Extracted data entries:
────
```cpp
int jv_hip_ctx_reset_stats(jv_ctx *ctx)
{
    clear_error();
    JV_REQUIRE(ctx, "ctx_reset_stats: NULL argument");
    ctx->stats.clear();
    return JV_OK;
// ... 1068 lines not shown
```

### jvector_amd/csrc/graph_search.cpp

```cpp
#include <algorithm>
#include <atomic>
#include <chrono>
#include <condition_variable>
#include <cstdlib>
#include <functional>
#include <memory>
#include <unordered_map>
#include <mutex>
#include <thread>

#include "gs_host.h"
#include "gs_params.h"
#include "jv_internal.h"

namespace jv {
constexpr long long kGsUbrDefault = 1;
constexpr long long kGsUbrcDefault = 1;


class HostPool {
public:
    explicit HostPool(int nthreads) : n_(nthreads)
    {
        for (int t = 1; t < n_; ++t) threads_.emplace_back([this, t] { worker(t); });
    }
    ~HostPool()
    {
        {
            std::lock_guard<std::mutex> lk(m_);
            stop_.store(true);
            awake_ = true;
        }
        cv_.notify_all();
        gen_.fetch_add(1, std::memory_order_release);
        for (auto &th : threads_) th.join();
    }
    int size() const { return n_; }
    void begin()
    {
        {
            std::lock_guard<std::mutex> lk(m_);
            awake_ = true;
        }
        cv_.notify_all();
    }
    void end()
    {
        std::lock_guard<std::mutex> lk(m_);
        awake_ = false;
    }
    void parallel_for(int n, const std::function<void(int, int)> &fn)
    {
        if (n_ == 1 || n < 2 * n_) {
            fn(0, n);
            return;
        }
        fn_ = &fn;
        total_ = n;
        done_.store(0, std::memory_order_relaxed);
        gen_.fetch_add(1, std::memory_order_release);
        run_chunk(0);
        while (done_.load(std::memory_order_acquire) != n_ - 1) cpu_relax();
    }

private:
    static inline void cpu_relax() { __builtin_ia32_pause(); }
    void run_chunk(int t)
    {
        const int per = (total_ + n_ - 1) / n_;
        const int lo = t * per, hi = std::min(total_, lo + per);
        if (lo < hi) (*fn_)(lo, hi);
    }
    void worker(int t)
    {
        uint64_t seen = 0;
        for (;;) {
            {
                std::unique_lock<std::mutex> lk(m_);
                cv_.wait(lk, [&] { return awake_ || stop_.load(); });
            }
            if (stop_.load()) return;
            long idle = 0;
            for (;;) {
                const uint64_t g = gen_.load(std::memory_order_acquire);
                if (g != seen) {
                    seen = g;
                    if (stop_.load()) return;
                    run_chunk(t);
                    done_.fetch_add(1, std::memory_order_release);
                    idle = 0;
                    continue;
                }
                cpu_relax();
                if (++idle > 4096) {
                    idle = 0;
                    bool aw;
// ... 1023 lines not shown

    return rerank_stage(ctx, pool, l, vectors, vsf, kvsf, Q, topK, opt, ses, fin, q_visited, q_expanded, q_expanded_base, out_ids, out_scores, stats);
}

static int ensure_device_graph(jv_ctx *ctx, jv_graph *g)
{
    std::lock_guard<std::mutex> lk(g->dev_mu);
    if (g->dev_ready) {
        JV_REQUIRE(g->dev_device == ctx->device, "graph: device mirror lives on device %d, search runs on device %d",
                   g->dev_device, ctx->device);
        return JV_OK;
    }
    g->free_mirror();
    g->dev_device = ctx->device;
    g->dev.resize((size_t)g->entry_level + 1);
    auto upload = [&](int32_t **dst, const int32_t *src, size_t n) -> int {
        JV_HIP_CHECK(hipMalloc((void **)dst, sizeof(int32_t) * std::max<size_t>(n, 1)));
        JV_HIP_CHECK(hipMemcpy(*dst, src, sizeof(int32_t) * n, hipMemcpyHostToDevice));
        return JV_OK;
    };
    auto build = [&]() -> int {
        for (int lv = 0; lv <= g->entry_level; ++lv) {
            const jv_graph::Level &L = g->levels[lv];
            jv_graph::DevLevel &d = g->dev[lv];
            if (lv == 0 && g->dev_level0) {
                d.nbrs = const_cast<int32_t *>(g->dev_level0);
                continue;
            }
            JV_TRY(upload(&d.nbrs, L.nbrs.data(), L.nbrs.size()));
            if (!L.nodes.empty()) {
                const GsLevelMap m = gs_build_level_map(L.nodes.data(), L.count);
                JV_TRY(upload(&d.hkeys, m.keys.data(), m.keys.size()));
                JV_TRY(upload(&d.hvals, m.vals.data(), m.vals.size()));
                d.hmask = m.mask;
                d.hshift = m.shift;
            }
        }
        return JV_OK;
    };
    const int rc = build();
    if (rc != JV_OK) {
        g->free_mirror();
        return rc;
    }
    g->dev_ready = true;
    return JV_OK;
}

extern "C++" {
namespace jv {
int graph_device_view(jv_ctx *ctx, const jv_graph *g, GsLevel *lv, GraphDeviceView *out)
{
    JV_REQUIRE(ctx && g && lv && out, "graph: NULL argument");
    JV_REQUIRE(g->entry_node >= 0, "graph: no entry node set");
    if (g->entry_level >= GS_MAX_LEVELS) {
        set_error("graph: %d levels, the device traversal takes %d", g->entry_level + 1, GS_MAX_LEVELS);
        return JV_ERR_UNSUPPORTED;
    }
    if (g->levels[0].nbrs.empty() && !g->dev_level0) {
        set_error("graph: level 0 has neither host rows nor a device adjacency");
        return JV_ERR_UNSUPPORTED;
    }
    JV_TRY(ensure_device_graph(ctx, const_cast<jv_graph *>(g)));
    out->n_nodes = g->n_nodes;
    out->entry_node = g->entry_node;
    out->entry_level = g->entry_level;
    out->max_degree = 0;
    for (int l = 0; l <= g->entry_level; ++l) {
        const jv_graph::DevLevel &d = g->dev[l];
        lv[l].nbrs = d.nbrs;
        lv[l].hkeys = d.hkeys;
        lv[l].hvals = d.hvals;
        lv[l].hmask = d.hmask;
        lv[l].hshift = d.hshift;
        lv[l].count = g->levels[l].count;
        lv[l].degree = g->levels[l].degree;
        out->max_degree = std::max(out->max_degree, g->levels[l].degree);
    }
    return JV_OK;
}
}
}

struct DeviceSessionOut {
    float threshold = 0.0f;
    const std::vector<jv_searcher::Call> *history = nullptr;
    int new_rerankK = 0;
    int log_cap = 0;
    std::vector<int32_t> status, base, log_n;
    std::vector<int64_t> stats;
    std::vector<long long> log;
};
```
────
§ **What this task involves**: An exact copy of every record above is what's needed here.

§ **Task response**:
```cpp
int jv_hip_ctx_reset_stats(jv_ctx *ctx)
{
    clear_error();
    JV_REQUIRE(ctx, "ctx_reset_stats: NULL argument");
    ctx->stats.clear();
    return JV_OK;
// ... 1068 lines not shown
```

### jvector_amd/csrc/graph_search.cpp

```cpp
#include <algorithm>
#include <atomic>
#include <chrono>
#include <condition_variable>
#include <cstdlib>
#include <functional>
#include <memory>
#include <unordered_map>
#include <mutex>
#include <thread>

#include "gs_host.h"
#include "gs_params.h"
#include "jv_internal.h"

namespace jv {
constexpr long long kGsUbrDefault = 1;
constexpr long long kGsUbrcDefault = 1;


class HostPool {
public:
    explicit HostPool(int nthreads) : n_(nthreads)
    {
        for (int t = 1; t < n_; ++t) threads_.emplace_back([this, t] { worker(t); });
    }
    ~HostPool()
    {
        {
            std::lock_guard<std::mutex> lk(m_);
            stop_.store(true);
            awake_ = true;
        }
        cv_.notify_all();
        gen_.fetch_add(1, std::memory_order_release);
        for (auto &th : threads_) th.join();
    }
    int size() const { return n_; }
    void begin()
    {
        {
            std::lock_guard<std::mutex> lk(m_);
            awake_ = true;
        }
        cv_.notify_all();
    }
    void end()
    {
        std::lock_guard<std::mutex> lk(m_);
        awake_ = false;
    }
    void parallel_for(int n, const std::function<void(int, int)> &fn)
    {
        if (n_ == 1 || n < 2 * n_) {
            fn(0, n);
            return;
        }
        fn_ = &fn;
        total_ = n;
        done_.store(0, std::memory_order_relaxed);
        gen_.fetch_add(1, std::memory_order_release);
        run_chunk(0);
        while (done_.load(std::memory_order_acquire) != n_ - 1) cpu_relax();
    }

private:
    static inline void cpu_relax() { __builtin_ia32_pause(); }
    void run_chunk(int t)
    {
        const int per = (total_ + n_ - 1) / n_;
        const int lo = t * per, hi = std::min(total_, lo + per);
        if (lo < hi) (*fn_)(lo, hi);
    }
    void worker(int t)
    {
        uint64_t seen = 0;
        for (;;) {
            {
                std::unique_lock<std::mutex> lk(m_);
                cv_.wait(lk, [&] { return awake_ || stop_.load(); });
            }
            if (stop_.load()) return;
            long idle = 0;
            for (;;) {
                const uint64_t g = gen_.load(std::memory_order_acquire);
                if (g != seen) {
                    seen = g;
                    if (stop_.load()) return;
                    run_chunk(t);
                    done_.fetch_add(1, std::memory_order_release);
                    idle = 0;
                    continue;
                }
                cpu_relax();
                if (++idle > 4096) {
                    idle = 0;
                    bool aw;
// ... 1023 lines not shown

    return rerank_stage(ctx, pool, l, vectors, vsf, kvsf, Q, topK, opt, ses, fin, q_visited, q_expanded, q_expanded_base, out_ids, out_scores, stats);
}

static int ensure_device_graph(jv_ctx *ctx, jv_graph *g)
{
    std::lock_guard<std::mutex> lk(g->dev_mu);
    if (g->dev_ready) {
        JV_REQUIRE(g->dev_device == ctx->device, "graph: device mirror lives on device %d, search runs on device %d",
                   g->dev_device, ctx->device);
        return JV_OK;
    }
    g->free_mirror();
    g->dev_device = ctx->device;
    g->dev.resize((size_t)g->entry_level + 1);
    auto upload = [&](int32_t **dst, const int32_t *src, size_t n) -> int {
        JV_HIP_CHECK(hipMalloc((void **)dst, sizeof(int32_t) * std::max<size_t>(n, 1)));
        JV_HIP_CHECK(hipMemcpy(*dst, src, sizeof(int32_t) * n, hipMemcpyHostToDevice));
        return JV_OK;
    };
    auto build = [&]() -> int {
        for (int lv = 0; lv <= g->entry_level; ++lv) {
            const jv_graph::Level &L = g->levels[lv];
            jv_graph::DevLevel &d = g->dev[lv];
            if (lv == 0 && g->dev_level0) {
                d.nbrs = const_cast<int32_t *>(g->dev_level0);
                continue;
            }
            JV_TRY(upload(&d.nbrs, L.nbrs.data(), L.nbrs.size()));
            if (!L.nodes.empty()) {
                const GsLevelMap m = gs_build_level_map(L.nodes.data(), L.count);
                JV_TRY(upload(&d.hkeys, m.keys.data(), m.keys.size()));
                JV_TRY(upload(&d.hvals, m.vals.data(), m.vals.size()));
                d.hmask = m.mask;
                d.hshift = m.shift;
            }
        }
        return JV_OK;
    };
    const int rc = build();
    if (rc != JV_OK) {
        g->free_mirror();
        return rc;
    }
    g->dev_ready = true;
    return JV_OK;
}

extern "C++" {
namespace jv {
int graph_device_view(jv_ctx *ctx, const jv_graph *g, GsLevel *lv, GraphDeviceView *out)
{
    JV_REQUIRE(ctx && g && lv && out, "graph: NULL argument");
    JV_REQUIRE(g->entry_node >= 0, "graph: no entry node set");
    if (g->entry_level >= GS_MAX_LEVELS) {
        set_error("graph: %d levels, the device traversal takes %d", g->entry_level + 1, GS_MAX_LEVELS);
        return JV_ERR_UNSUPPORTED;
    }
    if (g->levels[0].nbrs.empty() && !g->dev_level0) {
        set_error("graph: level 0 has neither host rows nor a device adjacency");
        return JV_ERR_UNSUPPORTED;
    }
    JV_TRY(ensure_device_graph(ctx, const_cast<jv_graph *>(g)));
    out->n_nodes = g->n_nodes;
    out->entry_node = g->entry_node;
    out->entry_level = g->entry_level;
    out->max_degree = 0;
    for (int l = 0; l <= g->entry_level; ++l) {
        const jv_graph::DevLevel &d = g->dev[l];
        lv[l].nbrs = d.nbrs;
        lv[l].hkeys = d.hkeys;
        lv[l].hvals = d.hvals;
        lv[l].hmask = d.hmask;
        lv[l].hshift = d.hshift;
        lv[l].count = g->levels[l].count;
        lv[l].degree = g->levels[l].degree;
        out->max_degree = std::max(out->max_degree, g->levels[l].degree);
    }
    return JV_OK;
}
}
}

struct DeviceSessionOut {
    float threshold = 0.0f;
    const std::vector<jv_searcher::Call> *history = nullptr;
    int new_rerankK = 0;
    int log_cap = 0;
    std::vector<int32_t> status, base, log_n;
    std::vector<int64_t> stats;
    std::vector<long long> log;
};
```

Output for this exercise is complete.